» **DIRECTIONS**:
When you reach the entries below, transcribe each one exactly as it stands.

Data records

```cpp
__global__ __launch_bounds__(256) void k_sl_keys(const unsigned* __restrict__ cnt, unsigned* __restrict__ keys, unsigned* __restrict__ vals, size_t T) {
  for (size_t t = (size_t)blockIdx.x * 256 + threadIdx.x; t < T; t += (size_t)gridDim.x * 256) { keys[t] = cnt[t]; vals[t] = (unsigned)t; }
}
__global__ __launch_bounds__(256) void k_sl_level_keys(unsigned* __restrict__ keys, const unsigned* __restrict__ rpl, const unsigned* __restrict__ E,
                                                       size_t T, unsigned rows0, int nb) {
  for (size_t t = (size_t)blockIdx.x * 256 + threadIdx.x; t < T; t += (size_t)gridDim.x * 256) {
    const unsigned r0 = rpl[t], n = rpl[t + 1] - r0;
    unsigned n1 = 0;
    for (unsigned r = 0; r < n; ++r) n1 += SL_YM(E[(size_t)r0 + r]) >= rows0 ? 1u : 0u;
    keys[t] = (n << nb) | n1;
  }
}
__global__ __launch_bounds__(256) void k_sl_steps(const unsigned* __restrict__ keys_sorted, const unsigned* __restrict__ vals_sorted,
                                                  unsigned* __restrict__ sz, unsigned* __restrict__ perm, size_t T, size_t NS, int nb) {
  for (size_t q = (size_t)blockIdx.x * 256 + threadIdx.x; q < NS * 64; q += (size_t)gridDim.x * 256) {
    perm[q] = q < T ? vals_sorted[q] : 0xffffffffu;
    if ((q & 63) == 0) sz[q >> 6] = 64u * (keys_sorted[q] >> nb);
  }
  if (blockIdx.x == 0 && threadIdx.x == 0) sz[NS] = 0u;
}
__global__ __launch_bounds__(256) void k_sl_place(const unsigned* __restrict__ perm, const unsigned* __restrict__ rpl ,
                                                  const unsigned* __restrict__ rsl, const unsigned* __restrict__ Ein,
                                                  unsigned* __restrict__ Eout, const unsigned* __restrict__ Ein2, unsigned* __restrict__ Eout2,
// ... 77 lines not shown
  CKS(hipMalloc(&h->perm, (size_t)L * NS * 64 * 4));
  CKS(hipMalloc(&h->sy, (size_t)L * NS * 4));
  size_t tb = 0;
  int bits = 1;
  while (bits < 32 && (1ull << bits) <= (unsigned long long)g.M) ++bits;
  const bool level_keys_ok = !wide && g.mut && 2 * bits <= 30 && !h->opt.no_level_sort;
  CKS(hipcub::DeviceRadixSort::SortPairsDescending(nullptr, tb, keys, keys2, vals, vals2, (int)T, 0, level_keys_ok ? 2 * bits : bits, h->stream));
  CKS(hipMalloc(&tmp, tb ? tb : 8));
  const unsigned tgrid = (unsigned)std::min<size_t>(8192, (T + 255) / 256), sgrid = (unsigned)std::min<size_t>(8192, (NS + 3) / 4);
  if (!etmp_all) {
    unsigned long long nlmax = 0;
    for (int l = 0; l < L; ++l) nlmax = std::max(nlmax, nl[l]);
    CKS(hipMalloc(&etmp, ((size_t)nlmax + 64) * 4));
    if (wide) CKS(hipMalloc(&etmp2, ((size_t)nlmax + 64) * 4));
  }
  unsigned long long off1 = 0;
  for (int l = 0; l < L; ++l) {
    unsigned* rpl = rp + (size_t)l * n;
    unsigned* rsl = h->rs + (size_t)l * (NS + 1);
    const bool by_level = level_keys_ok && (double)nl[l] > (double)SL_PF * (double)T;
    const int nb = by_level ? bits : 0;
    int rc;
    hipLaunchKernelGGL(k_sl_keys, dim3(tgrid), dim3(256), 0, h->stream, rpl, keys, vals, T);
    if (by_level) {
      if ((rc = scan_u32(h, rpl, bsum, n))) { cleanup(); return rc; }
      if (!etmp_all) (*fill)(l, rpl, etmp, etmp2);
      hipLaunchKernelGGL(k_sl_level_keys, dim3(tgrid), dim3(256), 0, h->stream, keys, rpl, etmp_all ? etmp_all + off1 : etmp, T, (unsigned)g.Mp, nb);
    }
    CKS(hipcub::DeviceRadixSort::SortPairsDescending(tmp, tb, keys, keys2, vals, vals2, (int)T, 0, bits + nb, h->stream));
    hipLaunchKernelGGL(k_sl_steps, dim3((unsigned)std::min<size_t>(8192, (NS * 64 + 255) / 256)), dim3(256), 0, h->stream, keys2, vals2, rsl,
                       h->perm + (size_t)l * NS * 64, T, NS, nb);
    CKS(hipGetLastError());
    if ((rc = scan_u32(h, rsl, bsum, NS + 1)) || (!by_level && (rc = scan_u32(h, rpl, bsum, n)))) { cleanup(); return rc; }
    off1 += nl[l];
  }
// ... 52 lines not shown
```

### vimure_amd/csrc/sweep_sl.h

```cpp
#ifndef VMR_SWEEP_SL_H
#define VMR_SWEEP_SL_H

#include "vmr_internal.h"
#include <functional>

#define SL_YM(e) ((e) & 0xfffffu)
#define SL_INR(e) (((e) >> 20) & 1u)
#define SL_X(e) ((e) >> 21)
#define SL_XMAX 2047u
#define SL_YM_ROWS (1u << 20)
#define SL_PF 8
#ifndef SL_PFW
#define SL_PFW 8
#endif
constexpr int sl_pf(int K) { return K <= 2 ? SL_PF : SL_PFW; }
#define SL_SLACK (64 * 64)

struct SlArgs {
  const unsigned* E; const unsigned* rs; const unsigned long long* ebase; const unsigned* perm;
  const unsigned* sy;
  const uint8_t* cls;
  const unsigned* Qt;
  const uint64_t* Rb; const unsigned* rq; const unsigned short* Rm; const unsigned long long* rbase;
  const unsigned* rm2;
// ... 2 lines not shown
  int Gl;
  int do_hist;
  int yt, hc;
  int sum_a;
  double* nu_acc; double* elbo_dev; int commit_nu;
  int nu_stale;
  unsigned long long* det;
  int lp0;
  int farl;
  double* h0s;
  const unsigned* x0p;
  int lv0r;
  const unsigned* Ez;
  int elbo_cur;
  const double* lpd; const double* lpb;
#ifdef SL_DEBUG
  unsigned long long* dbg_t;
#endif
};

struct SlShape { int tpb, yt, hc; size_t smem; };
struct SlUnit { SlArgs a; Geo g; int blk0, nblk; };

#ifndef SL_LIGHT_UPD_K
#define SL_LIGHT_UPD_K 2
#endif
constexpr bool sl_light(int K, bool elbo, bool allfull, bool update) { return !elbo && allfull && (K <= SL_LIGHT_UPD_K || (!update && K <= 4)); }
#ifndef SL_ELBO3_K
#define SL_ELBO3_K 2
#endif
// ... 32 lines not shown
```

### vimure_amd/csrc/sweep_sl.hip

```cpp
#include "sweep_sl.h"

#ifndef VMR_K
#error "compile with -DVMR_K=<number of categories>"
#endif
#ifndef SL_WPE
#define SL_WPE sl_wpe(2, false, true)
#endif

template <int K>
struct StepIn {
  double v[K];
  double w[K];
  unsigned cls, qt, tie;
  unsigned x0;
  unsigned e[sl_pf(K)];
};

template <int R> struct RC { static constexpr int value = R; };
template <class V> __device__ __forceinline__ const V* at_bytes(const V* p, unsigned off) {
  return reinterpret_cast<const V*>(reinterpret_cast<const char*>(p) + off);
}
template <class V> __device__ __forceinline__ V* at_bytes(V* p, unsigned off) {
  return reinterpret_cast<V*>(reinterpret_cast<char*>(p) + off);
}
// ... 1 lines not shown
  double r = __builtin_amdgcn_rcp(d);
  r = fma(fma(-d, r, 1.0), r, r);
  return fma(fma(-d, r, 1.0), r, r);
}
#define SL_INL __attribute__((always_inline))
#ifndef SL_BATCH2
#define SL_BATCH2 8
#endif
template <int K> struct Batch { static constexpr int value = K <= 2 ? SL_BATCH2 : (K <= 4 ? 4 : 2); };
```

» **ANSWER SECTION**:
```cpp
__global__ __launch_bounds__(256) void k_sl_keys(const unsigned* __restrict__ cnt, unsigned* __restrict__ keys, unsigned* __restrict__ vals, size_t T) {
  for (size_t t = (size_t)blockIdx.x * 256 + threadIdx.x; t < T; t += (size_t)gridDim.x * 256) { keys[t] = cnt[t]; vals[t] = (unsigned)t; }
}
__global__ __launch_bounds__(256) void k_sl_level_keys(unsigned* __restrict__ keys, const unsigned* __restrict__ rpl, const unsigned* __restrict__ E,
                                                       size_t T, unsigned rows0, int nb) {
  for (size_t t = (size_t)blockIdx.x * 256 + threadIdx.x; t < T; t += (size_t)gridDim.x * 256) {
    const unsigned r0 = rpl[t], n = rpl[t + 1] - r0;
    unsigned n1 = 0;
    for (unsigned r = 0; r < n; ++r) n1 += SL_YM(E[(size_t)r0 + r]) >= rows0 ? 1u : 0u;
    keys[t] = (n << nb) | n1;
  }
}
__global__ __launch_bounds__(256) void k_sl_steps(const unsigned* __restrict__ keys_sorted, const unsigned* __restrict__ vals_sorted,
                                                  unsigned* __restrict__ sz, unsigned* __restrict__ perm, size_t T, size_t NS, int nb) {
  for (size_t q = (size_t)blockIdx.x * 256 + threadIdx.x; q < NS * 64; q += (size_t)gridDim.x * 256) {
    perm[q] = q < T ? vals_sorted[q] : 0xffffffffu;
    if ((q & 63) == 0) sz[q >> 6] = 64u * (keys_sorted[q] >> nb);
  }
  if (blockIdx.x == 0 && threadIdx.x == 0) sz[NS] = 0u;
}
__global__ __launch_bounds__(256) void k_sl_place(const unsigned* __restrict__ perm, const unsigned* __restrict__ rpl ,
                                                  const unsigned* __restrict__ rsl, const unsigned* __restrict__ Ein,
                                                  unsigned* __restrict__ Eout, const unsigned* __restrict__ Ein2, unsigned* __restrict__ Eout2,
// ... 77 lines not shown
  CKS(hipMalloc(&h->perm, (size_t)L * NS * 64 * 4));
  CKS(hipMalloc(&h->sy, (size_t)L * NS * 4));
  size_t tb = 0;
  int bits = 1;
  while (bits < 32 && (1ull << bits) <= (unsigned long long)g.M) ++bits;
  const bool level_keys_ok = !wide && g.mut && 2 * bits <= 30 && !h->opt.no_level_sort;
  CKS(hipcub::DeviceRadixSort::SortPairsDescending(nullptr, tb, keys, keys2, vals, vals2, (int)T, 0, level_keys_ok ? 2 * bits : bits, h->stream));
  CKS(hipMalloc(&tmp, tb ? tb : 8));
  const unsigned tgrid = (unsigned)std::min<size_t>(8192, (T + 255) / 256), sgrid = (unsigned)std::min<size_t>(8192, (NS + 3) / 4);
  if (!etmp_all) {
    unsigned long long nlmax = 0;
    for (int l = 0; l < L; ++l) nlmax = std::max(nlmax, nl[l]);
    CKS(hipMalloc(&etmp, ((size_t)nlmax + 64) * 4));
    if (wide) CKS(hipMalloc(&etmp2, ((size_t)nlmax + 64) * 4));
  }
  unsigned long long off1 = 0;
  for (int l = 0; l < L; ++l) {
    unsigned* rpl = rp + (size_t)l * n;
    unsigned* rsl = h->rs + (size_t)l * (NS + 1);
    const bool by_level = level_keys_ok && (double)nl[l] > (double)SL_PF * (double)T;
    const int nb = by_level ? bits : 0;
    int rc;
    hipLaunchKernelGGL(k_sl_keys, dim3(tgrid), dim3(256), 0, h->stream, rpl, keys, vals, T);
    if (by_level) {
      if ((rc = scan_u32(h, rpl, bsum, n))) { cleanup(); return rc; }
      if (!etmp_all) (*fill)(l, rpl, etmp, etmp2);
      hipLaunchKernelGGL(k_sl_level_keys, dim3(tgrid), dim3(256), 0, h->stream, keys, rpl, etmp_all ? etmp_all + off1 : etmp, T, (unsigned)g.Mp, nb);
    }
    CKS(hipcub::DeviceRadixSort::SortPairsDescending(tmp, tb, keys, keys2, vals, vals2, (int)T, 0, bits + nb, h->stream));
    hipLaunchKernelGGL(k_sl_steps, dim3((unsigned)std::min<size_t>(8192, (NS * 64 + 255) / 256)), dim3(256), 0, h->stream, keys2, vals2, rsl,
                       h->perm + (size_t)l * NS * 64, T, NS, nb);
    CKS(hipGetLastError());
    if ((rc = scan_u32(h, rsl, bsum, NS + 1)) || (!by_level && (rc = scan_u32(h, rpl, bsum, n)))) { cleanup(); return rc; }
    off1 += nl[l];
  }
// ... 52 lines not shown
```

### vimure_amd/csrc/sweep_sl.h

```cpp
#ifndef VMR_SWEEP_SL_H
#define VMR_SWEEP_SL_H

#include "vmr_internal.h"
#include <functional>

#define SL_YM(e) ((e) & 0xfffffu)
#define SL_INR(e) (((e) >> 20) & 1u)
#define SL_X(e) ((e) >> 21)
#define SL_XMAX 2047u
#define SL_YM_ROWS (1u << 20)
#define SL_PF 8
#ifndef SL_PFW
#define SL_PFW 8
#endif
constexpr int sl_pf(int K) { return K <= 2 ? SL_PF : SL_PFW; }
#define SL_SLACK (64 * 64)

struct SlArgs {
  const unsigned* E; const unsigned* rs; const unsigned long long* ebase; const unsigned* perm;
  const unsigned* sy;
  const uint8_t* cls;
  const unsigned* Qt;
  const uint64_t* Rb; const unsigned* rq; const unsigned short* Rm; const unsigned long long* rbase;
  const unsigned* rm2;
// ... 2 lines not shown
  int Gl;
  int do_hist;
  int yt, hc;
  int sum_a;
  double* nu_acc; double* elbo_dev; int commit_nu;
  int nu_stale;
  unsigned long long* det;
  int lp0;
  int farl;
  double* h0s;
  const unsigned* x0p;
  int lv0r;
  const unsigned* Ez;
  int elbo_cur;
  const double* lpd; const double* lpb;
#ifdef SL_DEBUG
  unsigned long long* dbg_t;
#endif
};

struct SlShape { int tpb, yt, hc; size_t smem; };
struct SlUnit { SlArgs a; Geo g; int blk0, nblk; };

#ifndef SL_LIGHT_UPD_K
#define SL_LIGHT_UPD_K 2
#endif
constexpr bool sl_light(int K, bool elbo, bool allfull, bool update) { return !elbo && allfull && (K <= SL_LIGHT_UPD_K || (!update && K <= 4)); }
#ifndef SL_ELBO3_K
#define SL_ELBO3_K 2
#endif
// ... 32 lines not shown
```

### vimure_amd/csrc/sweep_sl.hip

```cpp
#include "sweep_sl.h"

#ifndef VMR_K
#error "compile with -DVMR_K=<number of categories>"
#endif
#ifndef SL_WPE
#define SL_WPE sl_wpe(2, false, true)
#endif

template <int K>
struct StepIn {
  double v[K];
  double w[K];
  unsigned cls, qt, tie;
  unsigned x0;
  unsigned e[sl_pf(K)];
};

template <int R> struct RC { static constexpr int value = R; };
template <class V> __device__ __forceinline__ const V* at_bytes(const V* p, unsigned off) {
  return reinterpret_cast<const V*>(reinterpret_cast<const char*>(p) + off);
}
template <class V> __device__ __forceinline__ V* at_bytes(V* p, unsigned off) {
  return reinterpret_cast<V*>(reinterpret_cast<char*>(p) + off);
}
// ... 1 lines not shown
  double r = __builtin_amdgcn_rcp(d);
  r = fma(fma(-d, r, 1.0), r, r);
  return fma(fma(-d, r, 1.0), r, r);
}
#define SL_INL __attribute__((always_inline))
#ifndef SL_BATCH2
#define SL_BATCH2 8
#endif
template <int K> struct Batch { static constexpr int value = K <= 2 ? SL_BATCH2 : (K <= 4 ? 4 : 2); };
```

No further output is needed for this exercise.